Daí o ceticismo da autora sobre a possibilidade de um diálogo argumentado em condições adversas, onde “pessoas, que não têm a mínima noção do que seja respublica, se comportem de maneira não violenta e que discutam racionalmente no que se relaciona às questões de interesse” [ARENDT, H. Idem]. Indivíduos sem consciência política seguem apenas seus interesses imediatos, sob a ótica da sua vida privada. O que se agrava quando estes entes assumem cargos públicos, onde deveriam agir em função do interesse geral e não pessoal. Tais indivíduos não saberiam, portanto, agir orientados pela razão, a não ser a curto prazo e sob pressão.
Mesmo que se tratasse de uma sociedade hipotética, cujo poder se sustentasse em uma classe de pessoas de coeficiente de inteligência privilegiado – não é o caso do Brasil -, poder-se-ia duvidar se conflitos entre pessoas com menor capacidade intelectual não gerariam um ressentimento maior dos oprimidos, do que outras formas de regime diferentes da meritocracia. As desvantagens naturais e a mobilidade social, quase nula no caso de sociedade dominada pelas aptidões intelectuais, poderiam colocar um enorme número de pessoas sob a liderança de demagogos ressentidos contrários à situação, o que forçaria tal sistema a adotar a tirania ou o despotismo.

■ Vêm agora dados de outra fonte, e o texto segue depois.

@@ -291,24 +310,27 @@
                                                                         int H, int W, int shift, int nwin) {
     using Cfg = FaCfg<C>;
     constexpr int D = C / HEADS, KB = C / 32, NCH = C / 32, HPC = 32 / D;
-    constexpr int IPC = 3 * FA_WIN * HPC, IPT = NCH * IPC;
+    constexpr int IPC = 3 * FA_WIN, IPT = NCH * IPC;
     constexpr int SPC = KB / FA_KPS;
     constexpr int VPR = C / 8;
     static_assert(KB % FA_KPS == 0, "a ring stage holds FA_KPS K-blocks of one chunk");
-    static_assert(FA_WIN == 3, "the gather selects among 3 windows");
+    static_assert(FA_WIN == 3, "the gather and the items select among 3 windows");
+    static_assert(IPT >= FA_ATTN_WARPS, "every attention warp gathers and signals tile k + 2 at its last item of tile k");
+    static_assert(FA_ATTN_WARPS <= 2 * IPC, "a warp's consecutive items are at most 2 chunks apart (cfull parity waits)");
     extern __shared__ uint8_t smem_dyn[];
     uint8_t* smem = smem_dyn + ((1024u - (smem_u32(smem_dyn) & 1023u)) & 1023u);
     uint8_t* sx = smem;
     uint8_t* ring = smem + 2 * Cfg::X_BYTES;
-    __half* schunk = reinterpret_cast<__half*>(ring + FA_STAGES * FA_STAGE);
-    int* sreg = reinterpret_cast<int*>(reinterpret_cast<uint8_t*>(schunk) + 2 * FA_CHUNK_BYTES);
+    constexpr int STAGES = Cfg::STAGES, NCB = Cfg::NCB;
+    __half* schunk = reinterpret_cast<__half*>(ring + STAGES * FA_STAGE);
+    int* sreg = reinterpret_cast<int*>(reinterpret_cast<uint8_t*>(schunk) + NCB * FA_CHUNK_BYTES);
     uint64_t* full = reinterpret_cast<uint64_t*>(sreg + 4 * WPAD);
-    uint64_t* empty = full + FA_STAGES;
-    uint64_t* afull = empty + FA_STAGES;
+    uint64_t* empty = full + STAGES;
+    uint64_t* afull = empty + STAGES;
     uint64_t* aempty = afull + 2;
     uint64_t* cfull = aempty + 2;
-    uint64_t* cempty = cfull + 2;
-    float* sbias = reinterpret_cast<float*>(cempty + 2);
+    uint64_t* cempty = cfull + NCB;
+    float* sbias = reinterpret_cast<float*>(cempty + NCB);
     float4* sbf = reinterpret_cast<float4*>(smem + Cfg::SBF_OFF);
     const int tid = threadIdx.x, warp = tid >> 5, lane = tid & 31;
     const int nww = W / WS, nwy = H / WS;
@@ -337,13 +359,15 @@
     }
     if (tid == FA_MMA_THREADS) {
         tma_prefetch_desc(&wmap);
-        for (int s = 0; s < FA_STAGES; ++s) {
+        for (int s = 0; s < STAGES; ++s) {
             mbar_init(&full[s], 1);
             mbar_init(&empty[s], 2);
         }
         for (int b = 0; b < 2; ++b) {
             mbar_init(&afull[b], 32 * FA_ATTN_WARPS);
             mbar_init(&aempty[b], 2);
+        }
+        for (int b = 0; b < NCB; ++b) {
             mbar_init(&cfull[b], FA_MMA_THREADS / 32);
             mbar_init(&cempty[b], IPC);
         }
@@ -360,8 +384,8 @@
             for (int k = 0; k < ntl; ++k) {
 #pragma unroll 1
                 for (int i = 0; i < NCH * SPC; ++i, ++q) {
-                    const int s = q % FA_STAGES, c = i / SPC, kb0 = (i % SPC) * FA_KPS;
-                    mbar_wait(&empty[s], ((q / FA_STAGES) & 1) ^ 1);
+                    const int s = q % STAGES, c = i / SPC, kb0 = (i % SPC) * FA_KPS;
+                    mbar_wait(&empty[s], ((q / STAGES) & 1) ^ 1);
                     mbar_expect_tx(&full[s], FA_STAGE);
 #pragma unroll
                     for (int kk = 0; kk < FA_KPS; ++kk)
@@ -378,8 +402,7 @@
     const int g = lane >> 2, t4 = lane & 3;
     if (warp > FA_PRODUCER_WARP) {
         const int aw = warp - FA_PRODUCER_WARP - 1;
-        auto gather = [&](int tile, uint8_t* sa) {
-            int wb[FA_WIN], wwy[FA_WIN], wwx[FA_WIN];
+        auto windows = [&](int tile, int (&wb)[FA_WIN], int (&wwy)[FA_WIN], int (&wwx)[FA_WIN]) {
 #pragma unroll
             for (int w = 0; w < FA_WIN; ++w) {
                 const int gw = tile * FA_WIN + w, b = gw / (nww * nwy), rw = gw - b * (nww * nwy);
@@ -387,6 +410,10 @@
                 wwy[w] = rw / nww;
                 wwx[w] = rw - wwy[w] * nww;
             }
+        };
+        auto gather = [&](int tile, uint8_t* sa) {
+            int wb[FA_WIN], wwy[FA_WIN], wwx[FA_WIN];
+            windows(tile, wb, wwy, wwx);
             for (int i = aw * 32 + lane; i < FA_WIN * WTOK * VPR; i += 32 * FA_ATTN_WARPS) {
                 const int r = i / VPR, u = i % VPR, w = r / WTOK;
                 const int b = w == 0 ? wb[0] : (w == 1 ? wb[1] : wb[2]);
@@ -403,54 +430,58 @@
             mbar_arrive(&afull[kt & 1]);
         };
         gather(blockIdx.x, sx);
+        if (ntl > 1) gather(blockIdx.x + gridDim.x, sx + Cfg::X_BYTES);
         gathered(0);
-        int kcur = -1, nth = 0;
+        if (ntl > 1) gathered(1);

Dispositivos Institucionais

Neste contexto, o agravante estágio dos serviços públicos no Brasil gerou uma separação tão grande entre ricos e pobres, que acabou por se fomentar o uso da violência como método para redução dessa desigualdade. Os altos índices de criminalidade crônicos, decorrentes desse quadro instável permanente, provocou a deterioração da opinião pública, que acredita ser o estado de segurança arbitrário a melhor opção para solução desses problemas, apesar da ameaça constante aos direitos e garantias do indivíduo.

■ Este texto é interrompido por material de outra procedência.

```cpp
void launch_gemm_f16(const __half *A, int lda, const __half *W, int ldw, int M, int N, int K, const float *bias, const float *residual,
                     bool gelu, const Tables &tb, float *out, __half *out_h, int ldo, hipStream_t s);
void launch_gemm_f16_head_major(const __half *A, int lda, const __half *W, int ldw, int M, int N, int K, const float *bias, const Tables &tb, float *out, int D, int hd, hipStream_t s);
bool launch_gemm_f16_skinny(const __half *A, int lda, const __half *W, int ldw, int M, int N, int K, const float *bias, const float *residual, bool gelu, const Tables &tb,
                            float *out, __half *out_h, int ldo, hipStream_t s);
bool launch_gemm_f16_skinny_splitk(const __half *A, int lda, const __half *W, int ldw, int M, int N, int K, int slices, float *slabs, size_t slab_stride, int ldo, hipStream_t s);
void launch_lin_epilogue(const float *y, const float *bias, const float *residual, bool gelu, const Tables &tb, int rows, int n, float *out, __half *out_h, hipStream_t s);
void launch_layernorm(const float *x, const float *w, const float *b, int rows, int n, float *out, __half *out_h, hipStream_t s, bool sequential_sums = false);
void launch_attn_vref(const float *q, int ldq, const float *k, const float *v, int ldk, int nq, int nk, int heads, int hd, float q_prescale, float score_div, const Tables &tb,
                      float *out, int ldo, hipStream_t s, int batch = 1);
bool launch_gemm_f16_arm(int arm, const __half *A, int lda, const __half *W, int ldw, int M, int N, int K, const float *bias, const float *residual, bool gelu, const Tables &tb,
                         float *out, __half *out_h, int ldo, hipStream_t s);
bool launch_gemm_f16_splitk_arm(int arm, const __half *A, int lda, const __half *W, int ldw, int M, int N, int K, int slices, float *slabs, size_t slab_stride, int ldo, hipStream_t s);
int gemm_split_slices(int K, int want);
void launch_gemm_f16_splitk(const __half *A, int lda, const __half *W, int ldw, int M, int N, int K, int slices, float *slabs, size_t slab_stride, int ldo, hipStream_t s);
void launch_splitk_reduce_ln(const float *slabs, int n_slabs, size_t slab_stride, const float *bias, const float *residual, int rows, int n, float *x_out, const float *ln_w,
                             const float *ln_b, float *ln_out, __half *ln_out_h, hipStream_t s);
void set_attn_vit_qt(int qt);
void launch_attn_f32(const float *q, int ldq, const float *k, const float *v, int ldk, int nq, int nk, int heads, int hd, float q_prescale,
                     float score_div, const Tables &tb, float *out, __half *out_h, int ldo, hipStream_t s, int batch = 1, int head_stride_q = 0, int head_stride_kv = 0)   ;
void launch_im2col(const float *image, __half *patches, int ldp, hipStream_t s, int batch = 1);
void launch_assemble_embeddings(const float *cls, const float *pe, const float *pos, int D, float *x, hipStream_t s, int batch = 1);
void launch_f32_to_f16(const float *x, __half *y, size_t n, hipStream_t s);

void launch_resample_h(const uint8_t *src, int W, int H, const int *first, const int *count, const int *kk, int ksize, uint8_t *dst, int OW, hipStream_t s);
void launch_resample_v_norm(const uint8_t *src, int OW, const int *first, const int *count, const int *kk, int ksize, float *out, int OH, const float mean[3], const float std[3],
                            hipStream_t s);

}
```

minigpt4.cpp_amd/csrc/llm_kernels.hip:

```cpp
#include "kernels.hpp"
#include "devutil.hpp"

#include <algorithm>
#include <cstdarg>
#include <cstring>
#include <tuple>
#include <type_traits>
#include <vector>
#include <hip/hip_ext.h>

namespace mg4 {

static bool g_kname_on = false;
static char g_kname[192] = "";
struct LaunchProbe { hipEvent_t start, stop; };
static std::vector<LaunchProbe> g_probes;
static size_t g_probe_next = 0;
void kernel_name_tracing(bool on) {
    g_kname_on = on; g_kname[0] = 0;
    if (on) { for (auto &p : g_probes) { HIP_IGNORE(hipEventDestroy(p.start)); HIP_IGNORE(hipEventDestroy(p.stop)); } g_probes.clear(); g_probe_next = 0; }
}
void reset_kernel_name() { g_kname[0] = 0; }
const char *last_kernel_name() { return g_kname; }
size_t launch_probe_count() { return g_probes.size(); }
// ... 1433 lines not shown
}
void rope_tables(int n_ctx, int hd, std::vector<float> &c, std::vector<float> &s) {
    const size_t C = (size_t)n_ctx, P = (size_t)hd / 2;
    c.assign(C * P, 0.0f); s.assign(C * P, 0.0f);
    const float theta_scale = powf(10000.0f, -2.0f / (float)hd);
    for (size_t p = 0; p < C; p++) { float theta = (float)p; for (size_t i = 0; i < P; i++) { c[p * P + i] = cosf(theta); s[p * P + i] = sinf(theta); theta *= theta_scale; } }
}

constexpr int KV_SHIFT_ROWS = 8, KV_SHIFT_THREADS = 64;
__global__ __launch_bounds__(KV_SHIFT_THREADS) void k_kv_shift(__half *__restrict__ kc, __half *__restrict__ vc, int n_layer, int n_ctx, int E, int hd, int n_keep,
                                                             int n_discard, int n_rows, const float *__restrict__ cos_tab, const float *__restrict__ sin_tab) {
    const int G = E / 8;
    const long long per = (long long)n_layer * G;
    const long long lane = (long long)blockIdx.x * KV_SHIFT_THREADS + threadIdx.x;
    if (lane >= 2 * per) return;
    const bool is_k = lane < per;
    const long long lg = is_k ? lane : lane - per;
    const int layer = (int)(lg / G), g = (int)(lg % G);
    __half *col = (is_k ? kc : vc) + (size_t)layer * n_ctx * E + (size_t)g * 8;
    float c[4] = {1.0f, 1.0f, 1.0f, 1.0f}, s[4] = {0.0f, 0.0f, 0.0f, 0.0f};
    if (is_k) {
        const size_t t0 = (size_t)n_discard * (hd / 2) + (size_t)((g * 8) % hd) / 2;
#pragma unroll
        for (int j = 0; j < 4; j++) { c[j] = cos_tab[t0 + j]; s[j] = sin_tab[t0 + j]; }
    }
    const int b = min(n_discard, KV_SHIFT_ROWS);
    for (int r0 = n_keep + n_discard; r0 < n_rows; r0 += b) {
        const int nb = min(b, n_rows - r0);
        uint4 buf[KV_SHIFT_ROWS];
#pragma unroll
        for (int t = 0; t < KV_SHIFT_ROWS; t++) if (t < nb) buf[t] = *reinterpret_cast<const uint4 *>(col + (size_t)(r0 + t) * E);
#pragma unroll
        for (int t = 0; t < KV_SHIFT_ROWS; t++) {
            if (t >= nb) continue;
            uint4 u = buf[t];
            if (is_k) {
                unsigned w[4] = {u.x, u.y, u.z, u.w};
#pragma unroll
                for (int j = 0; j < 4; j++) {
                    const float2 kf = __half22float2(*reinterpret_cast<const __half2 *>(&w[j]));
                    const double k0 = kf.x, k1 = kf.y, cj = c[j], sj = s[j];
                    const __half2 r = __floats2half2_rn((float)(k0 * cj + k1 * sj), (float)(k1 * cj - k0 * sj));
                    w[j] = *reinterpret_cast<const unsigned *>(&r);
                }
                u = make_uint4(w[0], w[1], w[2], w[3]);
            }
            *reinterpret_cast<uint4 *>(col + (size_t)(r0 + t - n_discard) * E) = u;
        }
    }
}
void launch_kv_shift(__half *kc_slot, __half *vc_slot, int n_layer, int n_ctx, int E, int hd, int n_keep, int n_discard, int n_rows, const float *cos_tab,
                     const float *sin_tab, hipStream_t s) {
    if (n_discard < 1 || n_keep < 0 || n_keep + n_discard >= n_rows) return;
    if (n_rows > n_ctx || n_discard > n_ctx - 1 || E % 8 || hd % 8 || E % hd) throw HipError{hipErrorInvalidValue, "launch_kv_shift: bad shape", __FILE__, __LINE__};
    note_kernel("k_kv_shift");
    const long long lanes = 2LL * n_layer * (E / 8);
    hipLaunchKernelGGL(k_kv_shift, dim3((unsigned)((lanes + KV_SHIFT_THREADS - 1) / KV_SHIFT_THREADS)), dim3(KV_SHIFT_THREADS), 0, s, kc_slot, vc_slot, n_layer, n_ctx, E, hd,
                       n_keep, n_discard, n_rows, cos_tab, sin_tab);
}
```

Tudo isso ocorre no país, cuja constituição, votada em 1988, foi saudada como uma das mais avançadas do mundo. Na constituição, dita “cidadã”, há dispositivos que proporcionariam ao debate os procedimentos adequados para preservar e conciliar os interesses particular e coletivo. O direito de obter qualquer tipo de informação dos órgãos públicos, assim como diversos institutos e instrumentos típicos da democracia direta, como: defensoria pública, plebiscito, referendo, iniciativa popular de legislação e a possibilidade de cada um propor ações que visem anular ato lesivo ao patrimônio público, à moralidade administrativa, ao meio ambiente etc. Além do mais, o estado está obrigado constitucionalmente a combater as causas da pobreza e os fatores de marginalização, promovendo a integração social de setores desfavorecidos e ainda foi instado a erradicar o analfabetismo e universalizar o ensino fundamental em uma década. No que fracassou completamente.

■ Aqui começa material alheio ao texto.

# octaviogarcia/RaytracingOneWeekend

Hardware: AMD Instinct MI355X
Metric: Msamples/s (W×H×spp/s) + achieved HBM GB/s, 1080p@512spp traced scene (higher is better)
Workload: dtype f32; 1 GPU; C1 S-traced 1920x1080, 10496 spp timed (128 spp/step), depth 50; width=1920, height=1080, max_depth=50, parallelism=tile1, gather=RCCL send/recv (om_gather_frame), rccl_library=/usr/local/lib/python3.10/dist-packages/torch/lib/librccl.so, kernel=auto, pipeline=auto, tail_bounce=default, streams=2

## Files before the change

include/ottomarcher.h:

```cpp
#ifndef OTTOMARCHER_H
#define OTTOMARCHER_H

#include <stdint.h>
#include <stddef.h>

#ifdef __cplusplus
extern "C" {
#endif

#define OM_ABI_VERSION 2

typedef int32_t om_status;
#define OM_OK 0
#define OM_ERR_INVALID (-1)
#define OM_ERR_DEVICE (-2)
#define OM_ERR_STATE (-3)
#define OM_ERR_UNSUPPORTED (-4)
#define OM_ERR_NOMEM (-5)

enum { OM_LAMBERTIAN = 0, OM_METAL = 1, OM_DIELECTRIC = 2 };
typedef struct om_material {
    float albedo[3];
    float fuzz;
    float ior;
// ... 147 lines not shown
om_status om_occluded_rays(om_ctx* ctx, const om_query_params* q, const om_ray* rays,
                           const om_ray_window* windows, uint32_t n, uint8_t* occluded);
om_status om_hit_rays_windows_device(om_ctx* ctx, const om_query_params* q, const om_ray* dev_rays,
                                     const om_ray_window* dev_windows, uint32_t n, om_hit* dev_hits, void* stream);
om_status om_hit_rays_windows(om_ctx* ctx, const om_query_params* q, const om_ray* rays,
                              const om_ray_window* windows, uint32_t n, om_hit* hits);
#define OM_QUERY_BLOCK 512
uint32_t om_query_max_grid(om_ctx* ctx);
om_status om_host_register(void* p, size_t bytes);
om_status om_host_unregister(void* p);
om_status om_render_device(om_ctx* ctx, const om_camera* cam, const om_render_params* p, om_pixel_stats* dev_stats,
                           void* stream);
om_status om_render_device_pixels(om_ctx* ctx, const om_camera* cam, const om_render_params* p, om_pixel_stats* dev_stats,
                                  const uint32_t* dev_pixels, uint32_t n_pixels, void* stream);
om_status om_get_counters(om_ctx* ctx, om_counters* out);
om_status om_reset_counters(om_ctx* ctx, void* stream);
const volatile uint64_t* om_progress(om_ctx* ctx);
om_status om_reset_progress(om_ctx* ctx);
om_status om_set_counting(om_ctx* ctx, int32_t enable);
enum { OM_PIPELINE_MEGAKERNEL = 0, OM_PIPELINE_WAVEFRONT = 1, OM_PIPELINE_AUTO = 2 };
om_status om_set_pipeline(om_ctx* ctx, int32_t pipeline);
om_status om_set_tail_bounce(om_ctx* ctx, uint32_t bounce);

om_status om_set_streams(om_ctx* ctx, uint32_t streams);

om_status om_set_adaptive_batches(om_ctx* ctx, uint32_t batches, uint32_t paths_log2);

enum { OM_PRIMARY_LISTS_OFF = 0, OM_PRIMARY_LISTS_AUTO = 1, OM_PRIMARY_LISTS_ON = 2 };
om_status om_set_primary_lists(om_ctx* ctx, int32_t mode);

enum {
    OM_KT_BOUNCE0 = 0,
    OM_KT_BOUNCE = 1,
    OM_KT_TAIL = 2,
    OM_KT_ACCUMULATE = 3,
    OM_KT_MEGAKERNEL = 4,
    OM_KT_BOUNCE_SPAN = 5,
    OM_KT_N = 6
};
typedef struct om_kernel_times {
    uint64_t launches[OM_KT_N];
    double ms[OM_KT_N];
} om_kernel_times;
om_status om_set_timing(om_ctx* ctx, int32_t mode);
om_status om_get_kernel_times(om_ctx* ctx, om_kernel_times* out);

// ... 57 lines not shown
```

raytracingoneweekend_amd/_lib.py:

```python
import ctypes as C
import os

import numpy as np

_HERE = os.path.dirname(os.path.abspath(__file__))
LIB_PATH = os.environ.get("OM_LIB") or os.path.join(_HERE, "libottomarcher.so")

OM_OK = 0
OM_ERR_INVALID, OM_ERR_DEVICE, OM_ERR_STATE, OM_ERR_UNSUPPORTED, OM_ERR_NOMEM = -1, -2, -3, -4, -5
OM_LAMBERTIAN, OM_METAL, OM_DIELECTRIC = 0, 1, 2
OM_KERNEL_AUTO, OM_KERNEL_BRUTE, OM_KERNEL_CULLED, OM_KERNEL_BVH, OM_KERNEL_SBVH, OM_KERNEL_BVH2, OM_KERNEL_BVH4 = \
    0, 1, 2, 3, 4, 5, 6
OM_KERNEL_BVH2W = 7
KERNELS = {"auto": OM_KERNEL_AUTO, "brute": OM_KERNEL_BRUTE, "culled": OM_KERNEL_CULLED, "bvh": OM_KERNEL_BVH,
           "sbvh": OM_KERNEL_SBVH, "bvh2": OM_KERNEL_BVH2, "bvh4": OM_KERNEL_BVH4, "bvh2w": OM_KERNEL_BVH2W}
TREE_REGIMES = ("none", "lds", "l2", "wide", "fallback_bvh")
OM_PIPELINE_MEGAKERNEL, OM_PIPELINE_WAVEFRONT, OM_PIPELINE_AUTO = 0, 1, 2
PIPELINES = {"megakernel": OM_PIPELINE_MEGAKERNEL, "wavefront": OM_PIPELINE_WAVEFRONT, "auto": OM_PIPELINE_AUTO}

F3 = C.c_float * 3
F16 = C.c_float * 16


class om_material(C.Structure):
# ... 65 lines not shown
KT_CLASSES = ("bounce0", "bounce", "tail", "accumulate", "megakernel", "bounce_span")
VIEWS = ("normal", "samples", "sample_blur", "depth", "depth_blur", "ids", "id_blur")


class om_kernel_times(C.Structure):
    _fields_ = [("launches", C.c_uint64 * 6), ("ms", C.c_double * 6)]


PIXEL_STATS_DTYPE = np.dtype([("bloom", "<u8"), ("sum", "<f4", (3,)), ("n", "<u4"), ("avg_depth", "<f4"),
                              ("bad_avgs", "<u4"), ("color", "u1", (3,)), ("flags", "u1"), ("reserved", "<u4")])
assert PIXEL_STATS_DTYPE.itemsize == 40
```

Disso se conclui que regras e dispositivos institucionais não são suficientes, embora necessários, para tornar uma sociedade justa. Não obstante, quando a inação e a tomada do poder se faz por grupos interessados apenas em se manter dominante, por qualquer meio, à população esclarecida cabe fazer avançar o processo de melhor distribuição dos recursos públicos, mesmo que tenha de empregar a violência no intuito de, afastando os interesses corrompidos, aproximar a realidade do discurso ideal, como até Arendt recomendou. A democracia não é um abrigo seguro para políticos corruptos e demagogos.